Collected data entries —
##############################

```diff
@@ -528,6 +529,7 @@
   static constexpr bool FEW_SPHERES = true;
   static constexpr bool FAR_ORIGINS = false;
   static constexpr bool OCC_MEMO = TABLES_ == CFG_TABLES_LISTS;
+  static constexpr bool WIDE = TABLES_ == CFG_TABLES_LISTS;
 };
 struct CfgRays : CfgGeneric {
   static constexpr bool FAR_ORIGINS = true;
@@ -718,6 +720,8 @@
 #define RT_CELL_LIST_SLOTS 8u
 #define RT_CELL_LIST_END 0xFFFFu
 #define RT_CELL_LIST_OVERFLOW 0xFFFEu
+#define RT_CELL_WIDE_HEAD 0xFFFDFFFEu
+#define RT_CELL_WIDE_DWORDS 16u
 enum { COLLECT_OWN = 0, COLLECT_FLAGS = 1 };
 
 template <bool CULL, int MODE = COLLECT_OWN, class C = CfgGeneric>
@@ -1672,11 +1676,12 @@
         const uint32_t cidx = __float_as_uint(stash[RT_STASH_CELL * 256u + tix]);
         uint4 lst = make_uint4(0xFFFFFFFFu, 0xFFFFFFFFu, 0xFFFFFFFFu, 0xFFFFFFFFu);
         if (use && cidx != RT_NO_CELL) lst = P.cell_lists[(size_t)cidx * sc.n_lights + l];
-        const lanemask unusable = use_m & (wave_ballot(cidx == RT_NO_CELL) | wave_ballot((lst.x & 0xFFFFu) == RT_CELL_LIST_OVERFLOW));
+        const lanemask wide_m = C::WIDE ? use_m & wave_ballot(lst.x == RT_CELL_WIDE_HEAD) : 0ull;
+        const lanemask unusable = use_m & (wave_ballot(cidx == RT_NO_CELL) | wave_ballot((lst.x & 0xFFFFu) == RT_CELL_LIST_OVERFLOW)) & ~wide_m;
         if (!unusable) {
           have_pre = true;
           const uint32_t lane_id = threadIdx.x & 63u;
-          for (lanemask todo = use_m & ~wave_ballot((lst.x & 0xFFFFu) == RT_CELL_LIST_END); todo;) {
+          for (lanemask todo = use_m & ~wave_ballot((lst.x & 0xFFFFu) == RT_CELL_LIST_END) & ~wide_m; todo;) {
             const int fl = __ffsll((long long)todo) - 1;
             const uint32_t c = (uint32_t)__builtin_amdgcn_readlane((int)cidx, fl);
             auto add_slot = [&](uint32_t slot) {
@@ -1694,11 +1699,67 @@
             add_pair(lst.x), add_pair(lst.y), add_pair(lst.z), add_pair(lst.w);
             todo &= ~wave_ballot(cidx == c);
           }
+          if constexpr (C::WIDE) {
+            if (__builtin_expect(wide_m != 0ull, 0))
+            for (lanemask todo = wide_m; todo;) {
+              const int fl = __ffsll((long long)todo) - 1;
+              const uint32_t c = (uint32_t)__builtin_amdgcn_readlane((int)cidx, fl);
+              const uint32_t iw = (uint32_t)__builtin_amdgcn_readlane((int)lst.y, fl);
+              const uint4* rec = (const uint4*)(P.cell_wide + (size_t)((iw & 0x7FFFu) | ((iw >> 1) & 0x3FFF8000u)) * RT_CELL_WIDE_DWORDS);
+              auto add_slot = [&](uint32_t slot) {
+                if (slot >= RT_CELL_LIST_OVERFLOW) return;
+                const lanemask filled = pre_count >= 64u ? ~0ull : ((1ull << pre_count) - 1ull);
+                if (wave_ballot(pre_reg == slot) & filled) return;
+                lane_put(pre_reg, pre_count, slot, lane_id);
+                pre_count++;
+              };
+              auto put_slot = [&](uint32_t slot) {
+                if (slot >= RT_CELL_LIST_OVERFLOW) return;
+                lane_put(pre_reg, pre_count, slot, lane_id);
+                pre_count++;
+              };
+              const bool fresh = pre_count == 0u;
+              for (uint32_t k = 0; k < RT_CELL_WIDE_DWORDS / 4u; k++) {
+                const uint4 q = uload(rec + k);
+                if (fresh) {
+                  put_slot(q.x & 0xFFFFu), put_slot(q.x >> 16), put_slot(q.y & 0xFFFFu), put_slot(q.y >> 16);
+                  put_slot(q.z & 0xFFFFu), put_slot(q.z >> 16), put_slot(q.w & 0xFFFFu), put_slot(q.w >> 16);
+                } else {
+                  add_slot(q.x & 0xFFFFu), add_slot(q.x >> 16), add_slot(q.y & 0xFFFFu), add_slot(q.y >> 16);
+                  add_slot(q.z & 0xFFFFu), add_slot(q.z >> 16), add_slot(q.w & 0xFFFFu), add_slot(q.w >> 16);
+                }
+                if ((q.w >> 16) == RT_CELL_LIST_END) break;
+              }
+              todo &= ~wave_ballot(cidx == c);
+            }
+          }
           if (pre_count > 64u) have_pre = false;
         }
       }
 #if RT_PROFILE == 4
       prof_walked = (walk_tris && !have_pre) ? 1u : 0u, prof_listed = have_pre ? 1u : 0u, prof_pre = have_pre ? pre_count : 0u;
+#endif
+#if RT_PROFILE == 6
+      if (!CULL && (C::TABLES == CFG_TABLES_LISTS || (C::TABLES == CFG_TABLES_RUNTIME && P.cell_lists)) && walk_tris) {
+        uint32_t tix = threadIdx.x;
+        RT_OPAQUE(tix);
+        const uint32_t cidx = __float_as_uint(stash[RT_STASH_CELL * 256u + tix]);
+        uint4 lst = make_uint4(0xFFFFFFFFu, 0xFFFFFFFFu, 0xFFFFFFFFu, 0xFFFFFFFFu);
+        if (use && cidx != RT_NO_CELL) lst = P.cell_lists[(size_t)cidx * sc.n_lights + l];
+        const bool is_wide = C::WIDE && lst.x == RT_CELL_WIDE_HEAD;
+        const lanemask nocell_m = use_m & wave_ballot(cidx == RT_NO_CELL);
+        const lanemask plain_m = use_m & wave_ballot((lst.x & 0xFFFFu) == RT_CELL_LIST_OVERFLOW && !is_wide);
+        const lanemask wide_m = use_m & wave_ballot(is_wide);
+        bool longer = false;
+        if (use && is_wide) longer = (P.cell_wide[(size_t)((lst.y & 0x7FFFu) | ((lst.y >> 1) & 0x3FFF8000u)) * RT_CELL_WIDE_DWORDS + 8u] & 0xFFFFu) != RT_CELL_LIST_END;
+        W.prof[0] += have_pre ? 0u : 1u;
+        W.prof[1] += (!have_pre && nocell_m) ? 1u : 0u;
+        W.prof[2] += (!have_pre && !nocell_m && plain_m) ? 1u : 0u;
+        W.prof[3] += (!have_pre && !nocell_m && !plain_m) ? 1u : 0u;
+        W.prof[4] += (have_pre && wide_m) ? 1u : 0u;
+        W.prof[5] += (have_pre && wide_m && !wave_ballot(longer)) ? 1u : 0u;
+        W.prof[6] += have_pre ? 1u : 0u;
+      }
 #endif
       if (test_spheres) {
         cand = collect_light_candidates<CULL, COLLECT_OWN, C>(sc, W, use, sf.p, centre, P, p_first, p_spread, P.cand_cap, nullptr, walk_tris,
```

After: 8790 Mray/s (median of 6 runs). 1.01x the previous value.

##############################

Task details — Each line above is to be set down again verbatim.

Result —
```diff
@@ -528,6 +529,7 @@
   static constexpr bool FEW_SPHERES = true;
   static constexpr bool FAR_ORIGINS = false;
   static constexpr bool OCC_MEMO = TABLES_ == CFG_TABLES_LISTS;
+  static constexpr bool WIDE = TABLES_ == CFG_TABLES_LISTS;
 };
 struct CfgRays : CfgGeneric {
   static constexpr bool FAR_ORIGINS = true;
@@ -718,6 +720,8 @@
 #define RT_CELL_LIST_SLOTS 8u
 #define RT_CELL_LIST_END 0xFFFFu
 #define RT_CELL_LIST_OVERFLOW 0xFFFEu
+#define RT_CELL_WIDE_HEAD 0xFFFDFFFEu
+#define RT_CELL_WIDE_DWORDS 16u
 enum { COLLECT_OWN = 0, COLLECT_FLAGS = 1 };
 
 template <bool CULL, int MODE = COLLECT_OWN, class C = CfgGeneric>
@@ -1672,11 +1676,12 @@
         const uint32_t cidx = __float_as_uint(stash[RT_STASH_CELL * 256u + tix]);
         uint4 lst = make_uint4(0xFFFFFFFFu, 0xFFFFFFFFu, 0xFFFFFFFFu, 0xFFFFFFFFu);
         if (use && cidx != RT_NO_CELL) lst = P.cell_lists[(size_t)cidx * sc.n_lights + l];
-        const lanemask unusable = use_m & (wave_ballot(cidx == RT_NO_CELL) | wave_ballot((lst.x & 0xFFFFu) == RT_CELL_LIST_OVERFLOW));
+        const lanemask wide_m = C::WIDE ? use_m & wave_ballot(lst.x == RT_CELL_WIDE_HEAD) : 0ull;
+        const lanemask unusable = use_m & (wave_ballot(cidx == RT_NO_CELL) | wave_ballot((lst.x & 0xFFFFu) == RT_CELL_LIST_OVERFLOW)) & ~wide_m;
         if (!unusable) {
           have_pre = true;
           const uint32_t lane_id = threadIdx.x & 63u;
-          for (lanemask todo = use_m & ~wave_ballot((lst.x & 0xFFFFu) == RT_CELL_LIST_END); todo;) {
+          for (lanemask todo = use_m & ~wave_ballot((lst.x & 0xFFFFu) == RT_CELL_LIST_END) & ~wide_m; todo;) {
             const int fl = __ffsll((long long)todo) - 1;
             const uint32_t c = (uint32_t)__builtin_amdgcn_readlane((int)cidx, fl);
             auto add_slot = [&](uint32_t slot) {
@@ -1694,11 +1699,67 @@
             add_pair(lst.x), add_pair(lst.y), add_pair(lst.z), add_pair(lst.w);
             todo &= ~wave_ballot(cidx == c);
           }
+          if constexpr (C::WIDE) {
+            if (__builtin_expect(wide_m != 0ull, 0))
+            for (lanemask todo = wide_m; todo;) {
+              const int fl = __ffsll((long long)todo) - 1;
+              const uint32_t c = (uint32_t)__builtin_amdgcn_readlane((int)cidx, fl);
+              const uint32_t iw = (uint32_t)__builtin_amdgcn_readlane((int)lst.y, fl);
+              const uint4* rec = (const uint4*)(P.cell_wide + (size_t)((iw & 0x7FFFu) | ((iw >> 1) & 0x3FFF8000u)) * RT_CELL_WIDE_DWORDS);
+              auto add_slot = [&](uint32_t slot) {
+                if (slot >= RT_CELL_LIST_OVERFLOW) return;
+                const lanemask filled = pre_count >= 64u ? ~0ull : ((1ull << pre_count) - 1ull);
+                if (wave_ballot(pre_reg == slot) & filled) return;
+                lane_put(pre_reg, pre_count, slot, lane_id);
+                pre_count++;
+              };
+              auto put_slot = [&](uint32_t slot) {
+                if (slot >= RT_CELL_LIST_OVERFLOW) return;
+                lane_put(pre_reg, pre_count, slot, lane_id);
+                pre_count++;
+              };
+              const bool fresh = pre_count == 0u;
+              for (uint32_t k = 0; k < RT_CELL_WIDE_DWORDS / 4u; k++) {
+                const uint4 q = uload(rec + k);
+                if (fresh) {
+                  put_slot(q.x & 0xFFFFu), put_slot(q.x >> 16), put_slot(q.y & 0xFFFFu), put_slot(q.y >> 16);
+                  put_slot(q.z & 0xFFFFu), put_slot(q.z >> 16), put_slot(q.w & 0xFFFFu), put_slot(q.w >> 16);
+                } else {
+                  add_slot(q.x & 0xFFFFu), add_slot(q.x >> 16), add_slot(q.y & 0xFFFFu), add_slot(q.y >> 16);
+                  add_slot(q.z & 0xFFFFu), add_slot(q.z >> 16), add_slot(q.w & 0xFFFFu), add_slot(q.w >> 16);
+                }
+                if ((q.w >> 16) == RT_CELL_LIST_END) break;
+              }
+              todo &= ~wave_ballot(cidx == c);
+            }
+          }
           if (pre_count > 64u) have_pre = false;
         }
       }
 #if RT_PROFILE == 4
       prof_walked = (walk_tris && !have_pre) ? 1u : 0u, prof_listed = have_pre ? 1u : 0u, prof_pre = have_pre ? pre_count : 0u;
+#endif
+#if RT_PROFILE == 6
+      if (!CULL && (C::TABLES == CFG_TABLES_LISTS || (C::TABLES == CFG_TABLES_RUNTIME && P.cell_lists)) && walk_tris) {
+        uint32_t tix = threadIdx.x;
+        RT_OPAQUE(tix);
+        const uint32_t cidx = __float_as_uint(stash[RT_STASH_CELL * 256u + tix]);
+        uint4 lst = make_uint4(0xFFFFFFFFu, 0xFFFFFFFFu, 0xFFFFFFFFu, 0xFFFFFFFFu);
+        if (use && cidx != RT_NO_CELL) lst = P.cell_lists[(size_t)cidx * sc.n_lights + l];
+        const bool is_wide = C::WIDE && lst.x == RT_CELL_WIDE_HEAD;
+        const lanemask nocell_m = use_m & wave_ballot(cidx == RT_NO_CELL);
+        const lanemask plain_m = use_m & wave_ballot((lst.x & 0xFFFFu) == RT_CELL_LIST_OVERFLOW && !is_wide);
+        const lanemask wide_m = use_m & wave_ballot(is_wide);
+        bool longer = false;
+        if (use && is_wide) longer = (P.cell_wide[(size_t)((lst.y & 0x7FFFu) | ((lst.y >> 1) & 0x3FFF8000u)) * RT_CELL_WIDE_DWORDS + 8u] & 0xFFFFu) != RT_CELL_LIST_END;
+        W.prof[0] += have_pre ? 0u : 1u;
+        W.prof[1] += (!have_pre && nocell_m) ? 1u : 0u;
+        W.prof[2] += (!have_pre && !nocell_m && plain_m) ? 1u : 0u;
+        W.prof[3] += (!have_pre && !nocell_m && !plain_m) ? 1u : 0u;
+        W.prof[4] += (have_pre && wide_m) ? 1u : 0u;
+        W.prof[5] += (have_pre && wide_m && !wave_ballot(longer)) ? 1u : 0u;
+        W.prof[6] += have_pre ? 1u : 0u;
+      }
 #endif
       if (test_spheres) {
         cand = collect_light_candidates<CULL, COLLECT_OWN, C>(sc, W, use, sf.p, centre, P, p_first, p_spread, P.cand_cap, nullptr, walk_tris,
```

After: 8790 Mray/s (median of 6 runs). 1.01x the previous value.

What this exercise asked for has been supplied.